Seti Announces Two New Ways to Eavesdrop on Aliens


The Search for Extra-terrestrial Intelligence (Seti) programme at University of California Berkeley has come up with two new ways to allegedly contact alien life on other planets. The first method involves using multiple radio telescopes in different countries to scan a wide range of wave-lengths from 30 stars near the sun, in order to detect narrow-bandwidth radio signals in space.


Narrow-bandwidth radio signals are not known to occur naturally, so detecting such signals could signal the presence of extra-terrestrial technology.

Searching for radio signals

FM radio and television transmission signals from Earth have been leaking out into space since the beginning of these technologies, and signals from broadcasts of the 1950s TV sitcom I Love Lucy have already reached thousands of stars, while broadcasts of The Simpsons have already reached the suns nearest Earth.

Dan Werthimer, director of the Berkley Seti Research Center, told an audience during the Smithsonian Magazine's The Future is Here Festival in May: "If we are polluting space, perhaps other extra-terrestrials are leaking signals. Maybe they're sending something our way."

The project will look to examine signals coming from 30 stars that lie 16 light-years (or 5 parsecs) from the sun, including 13 single stars, seven binary systems and one triple system, as well as two white dwarfs and a moderately evolved F star, according to Space.com.

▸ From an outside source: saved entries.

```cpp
int sf_ngp_render_shaded_forward_train(const sf_ngp_field* f, const float* rays_o, const float* rays_d, const float* aabb,
                                       uint32_t N, uint32_t T, float min_near, const float* lin, const float* u_coarse,
                                       const float* u_fine, uint32_t u_fine_row_stride, float bg_color, const float* light_d,
                                       float ambient_ratio, float epsilon, float* nears, float* fars, float* z_sorted,
                                       float* sigma_s, float* rgb_s, float* normal_s, float* rgb_shaded_s, float* grad_s,
                                       float* w_s, float* image, float* normal_image, float* orient, float* depth,
                                       float* weights_sum, float* workspace, uint64_t workspace_bytes, void* stream);
int sf_ngp_render_shaded_backward(const sf_ngp_field* f, const sf_ngp_field_grad* g, const float* rays_o, const float* rays_d,
                                  const float* aabb, uint32_t N, uint32_t T, const float* nears, const float* fars,
                                  const float* z_sorted, const float* sigma_s, const float* rgb_s, const float* normal_s,
                                  const float* rgb_shaded_s, const float* grad_s, const float* w_s, const float* light_d,
                                  float ambient_ratio, float epsilon, float bg_color, const float* grad_image,
                                  const float* grad_weights_sum, const float* grad_orient, uint32_t rays_per_row,
                                  float* workspace, uint64_t workspace_bytes, void* stream);
uint64_t sf_ngp_render_shaded_backward_workspace_bytes(uint32_t N, uint32_t T);
int sf_ngp_render_offset_backward(const sf_ngp_field* f, const sf_ngp_field_grad* g, const float* rays_o, const float* rays_d,
                                  const float* aabb, uint32_t N, uint32_t T, const float* z_sorted, const float* ds_e, uint32_t e,
                                  float epsilon, uint32_t rays_per_row, float* workspace, uint64_t workspace_bytes, void* stream);

int sf_ngp_render_occ_eval(const sf_ngp_field* f, const float* rays_o, const float* rays_d,
// ... 103 lines not shown
```

### sparsefusion_amd/_lib.py

```python
import ctypes as C
import os

import torch

_HERE = os.path.dirname(os.path.abspath(__file__))
_DEFAULT_LIB = "libsparsefusion_hip_f16.so" if os.environ.get("SF_OPERAND", "bf16").lower() in ("f16", "fp16", "half") else "libsparsefusion_hip.so"
LIB_PATH = os.environ.get("SF_HIP_LIB") or os.path.join(_HERE, _DEFAULT_LIB)

_lib = None

c_f32p = C.c_void_p
c_i32p = C.c_void_p
u32 = C.c_uint32
u64 = C.c_uint64


class SfNgpField(C.Structure):
    _fields_ = [("embeddings", C.c_void_p), ("h_offsets", C.c_void_p), ("L", u32), ("S", C.c_float),
                ("H", u32), ("gridtype", u32),
                ("w0", C.c_void_p), ("b0", C.c_void_p), ("w1", C.c_void_p), ("b1", C.c_void_p),
                ("w2", C.c_void_p), ("b2", C.c_void_p), ("bound", C.c_float)]


class SfNgpFieldGrad(C.Structure):
# ... 51 lines not shown
    "sf_upsample2x_backward": (C.c_int, [c_f32p, c_f32p, u32, u32, u32, C.c_void_p]),
    "sf_render_loss_forward": (C.c_int, [c_f32p, c_f32p, c_f32p, c_f32p, u64, u64, C.c_float, c_f32p, C.c_void_p]),
    "sf_render_loss_backward": (C.c_int, [c_f32p, c_f32p, c_f32p, c_f32p, u64, u64, C.c_float, C.c_float, C.c_float, C.c_float,
                                          C.c_float, c_f32p, c_f32p, c_f32p, C.c_void_p]),
    "sf_fusion_loss_forward": (C.c_int, [c_f32p, c_f32p, c_f32p, c_f32p, u32, u64, u64, c_f32p, C.c_void_p]),
    "sf_fusion_loss_backward": (C.c_int, [c_f32p, c_f32p, c_f32p, c_f32p, u32, u64, u64, C.c_float, C.c_float, C.c_float,
                                          c_f32p, c_f32p, c_f32p, C.c_void_p]),
    "sf_ngp_density": (C.c_int, [C.POINTER(SfNgpField), c_f32p, u32, c_f32p, c_f32p, C.c_void_p]),
    "sf_ngp_density_lattice": (C.c_int, [C.POINTER(SfNgpField), c_f32p, c_f32p, c_f32p, u32, u32, u32, c_f32p, C.c_void_p]),
    "sf_ngp_point_attrs": (C.c_int, [C.POINTER(SfNgpField), c_f32p, u32, C.c_float, c_f32p, c_f32p, c_f32p, c_f32p, C.c_void_p]),
    "sf_ngp_texture_bake": (C.c_int, [C.POINTER(SfNgpField), c_f32p, u32, c_i32p, u32, u32, C.c_void_p, c_f32p, c_f32p, c_i32p,
                                      C.c_void_p]),
    "sf_gaussian3d_workspace_bytes": (u64, [u32, u32, u32]),
    "sf_gaussian3d": (C.c_int, [c_f32p, c_f32p, u32, u32, u32, C.c_float, C.c_float, C.c_void_p, C.c_void_p, u64, C.c_void_p]),
    "sf_mc_workspace_bytes": (u64, [u32, u32, u32]),
    "sf_mc_count": (C.c_int, [c_f32p, u32, u32, u32, C.c_float, C.c_void_p, u64, C.c_void_p, C.c_void_p]),
    "sf_mc_emit": (C.c_int, [c_f32p, u32, u32, u32, C.c_float, C.c_void_p, u64, c_f32p, c_i32p, C.c_void_p]),
    "sf_mesh_components_workspace_bytes": (u64, [u32, u32]),
    "sf_mesh_components": (C.c_int, [c_i32p, u32, u32, c_i32p, c_i32p, C.c_void_p, C.c_void_p, C.c_void_p, u64, C.c_void_p]),
    "sf_mesh_filter_workspace_bytes": (u64, [u32, u32]),
    "sf_mesh_filter_count": (C.c_int, [c_i32p, u32, u32, c_i32p, C.c_void_p, C.c_void_p, u32, C.c_double, C.c_void_p, u64,
                                       C.c_void_p, C.c_void_p]),
    "sf_mesh_filter_emit": (C.c_int, [c_f32p, c_i32p, u32, u32, C.c_void_p, u64, c_f32p, c_i32p, c_i32p, c_i32p, C.c_void_p]),
    "sf_ngp_render_forward": (C.c_int, [C.POINTER(SfNgpField), c_f32p, c_f32p, c_f32p, u32, u32, C.c_float,
                                        c_f32p, c_f32p, c_f32p, u32, C.c_float, c_f32p, c_f32p, c_f32p, c_f32p,
                                        c_f32p, c_f32p, c_f32p, c_f32p, c_f32p, c_f32p, u64, C.c_void_p]),
    "sf_ngp_render_backward": (C.c_int, [C.POINTER(SfNgpField), C.POINTER(SfNgpFieldGrad), c_f32p, c_f32p,
                                         c_f32p, u32, u32, c_f32p, c_f32p, c_f32p, c_f32p, c_f32p,
                                         C.c_float, c_f32p, c_f32p, u32, c_f32p, c_f32p, u64, C.c_void_p]),
    "sf_ngp_render_workspace_bytes": (u64, [u32, u32]),
    "sf_ngp_render_forward_workspace_bytes": (u64, [u32, u32]),
    "sf_ngp_render_cache_bytes": (u64, [u32, u32]),
    "sf_ngp_field_mfma": (C.c_int, [C.c_int]),
    "sf_ngp_field_bwd_pipe": (C.c_int, [C.c_int]),
    "sf_ngp_field_bwd_launches": (None, [C.c_void_p]),
    "sf_ngp_render_shaded_forward": (C.c_int, [C.POINTER(SfNgpField), c_f32p, c_f32p, c_f32p, u32, u32, C.c_float, c_f32p, c_f32p,
                                               c_f32p, u32, C.c_float, c_f32p, C.c_float, C.c_float, c_f32p, c_f32p, c_f32p,
                                               c_f32p, c_f32p, c_f32p, c_f32p, c_f32p, c_f32p, c_f32p, c_f32p, c_f32p, c_f32p,
                                               c_f32p, u64, C.c_void_p]),
    "sf_ngp_render_shaded_workspace_bytes": (u64, [u32, u32]),
    "sf_ngp_render_shaded_forward_train": (C.c_int, [C.POINTER(SfNgpField), c_f32p, c_f32p, c_f32p, u32, u32, C.c_float, c_f32p, c_f32p,
                                                     c_f32p, u32, C.c_float, c_f32p, C.c_float, C.c_float, c_f32p, c_f32p, c_f32p,
                                                     c_f32p, c_f32p, c_f32p, c_f32p, c_f32p, c_f32p, c_f32p, c_f32p, c_f32p, c_f32p,
                                                     c_f32p, c_f32p, u64, C.c_void_p]),
    "sf_ngp_render_shaded_backward": (C.c_int, [C.POINTER(SfNgpField), C.POINTER(SfNgpFieldGrad), c_f32p, c_f32p, c_f32p, u32, u32,
                                                c_f32p, c_f32p, c_f32p, c_f32p, c_f32p, c_f32p, c_f32p, c_f32p, c_f32p, c_f32p,
                                                C.c_float, C.c_float, C.c_float, c_f32p, c_f32p, c_f32p, u32, c_f32p, u64, C.c_void_p]),
    "sf_ngp_render_shaded_backward_workspace_bytes": (u64, [u32, u32]),
    "sf_ngp_render_offset_backward": (C.c_int, [C.POINTER(SfNgpField), C.POINTER(SfNgpFieldGrad), c_f32p, c_f32p, c_f32p, u32, u32, c_f32p,
                                                c_f32p, u32, C.c_float, u32, c_f32p, u64, C.c_void_p]),
    "sf_ngp_render_occ_eval": (C.c_int, [C.POINTER(SfNgpField), c_f32p, c_f32p, c_f32p, c_f32p, C.c_void_p, C.c_float, u32, u32, u32,
                                         c_f32p, C.c_float, u32, c_f32p, c_f32p, c_f32p, C.c_void_p]),
    "sf_ngp_render_occ_eval_shaded": (C.c_int, [C.POINTER(SfNgpField), c_f32p, c_f32p, c_f32p, c_f32p, C.c_void_p, C.c_float, u32, u32,
                                                u32, c_f32p, C.c_float, u32, c_f32p, C.c_float, C.c_float, c_f32p, c_f32p, c_f32p,
                                                c_f32p, C.c_void_p, C.c_void_p]),
    "sf_plan_run": (C.c_int, [C.POINTER(SfOp), u32, C.c_void_p]),
    "sf_conv_igemm_t_launches": (u64, []),
    "sf_gca4_launches": (u64, [C.c_int]),
    "sf_plan_profile": (C.c_int, [C.POINTER(SfOp), u32, C.c_void_p, C.c_void_p]),
    "sf_conv_packed_elems": (u64, [u32, u32, u32, u32]),
    "sf_conv_pack_weights": (C.c_int, [C.c_void_p, u32, u32, u32, u32, u32, C.c_void_p]),
    "sf_plms_update": (C.c_int, [c_f32p, c_f32p, c_f32p, C.c_void_p, u64, c_f32p, c_f32p, C.c_void_p]),
    "sf_plms_combine": (C.c_int, [c_f32p, c_f32p, c_f32p, c_f32p, C.c_void_p, u64, c_f32p, c_f32p, C.c_void_p]),
    "sf_plms_step": (C.c_int, [c_f32p, c_f32p, c_f32p, c_f32p, C.c_void_p, c_f32p, c_f32p, c_f32p, C.c_void_p, u64, c_f32p, c_f32p, c_f32p, u64, C.c_void_p]),
}
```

Observations using the radio telescopes will start over the summer using the Low Frequency Array (LOFAR) telescope in the Netherlands and the Green Bank Telescope (GBT) in West Virginia, and they will then be joined by the Californian Infrared Spatial Interferometer (ISI) at Mount Wilson Observatory and the Nickel Telescope at Lick Observatory.

Lining up planets

The second method of eavesdropping on aliens involves making use of Nasa's Kepler telescope to detect signals sent from planets as they orbit – occasionally two planets will line up in the same orbital path, pointed towards Earth, and the Kepler telescope will then be able to pick up any signals that might be sent from one planet to another.

So far, using the Green Bank Telescope, the team has picked up on this phenomenon happening 75 times, and the range of radio frequencies that can be picked up include those used by mission control on Earth to communicate with astronauts and spacecraft orbiting around other planets.

"Our detection algorithms are sensitive to communications like those used by NASA's Deep Space Network to communicate with spacecraft, so if E.T. broadcasts something similar at sufficient power, we could hear it," SETI-Berkeley's Andrew Siemion, chief scientist of the eavesdropping project told Space.com.

Of course, detecting signals is no easy feat, and some radio signals, for example, those transmitted by terrestrial television, would be too weak to be detected.

What could be detected would be a signal like the US Air Force's "space fence" high-frequency radar surveillance system which was built to detect objects in orbit over the US.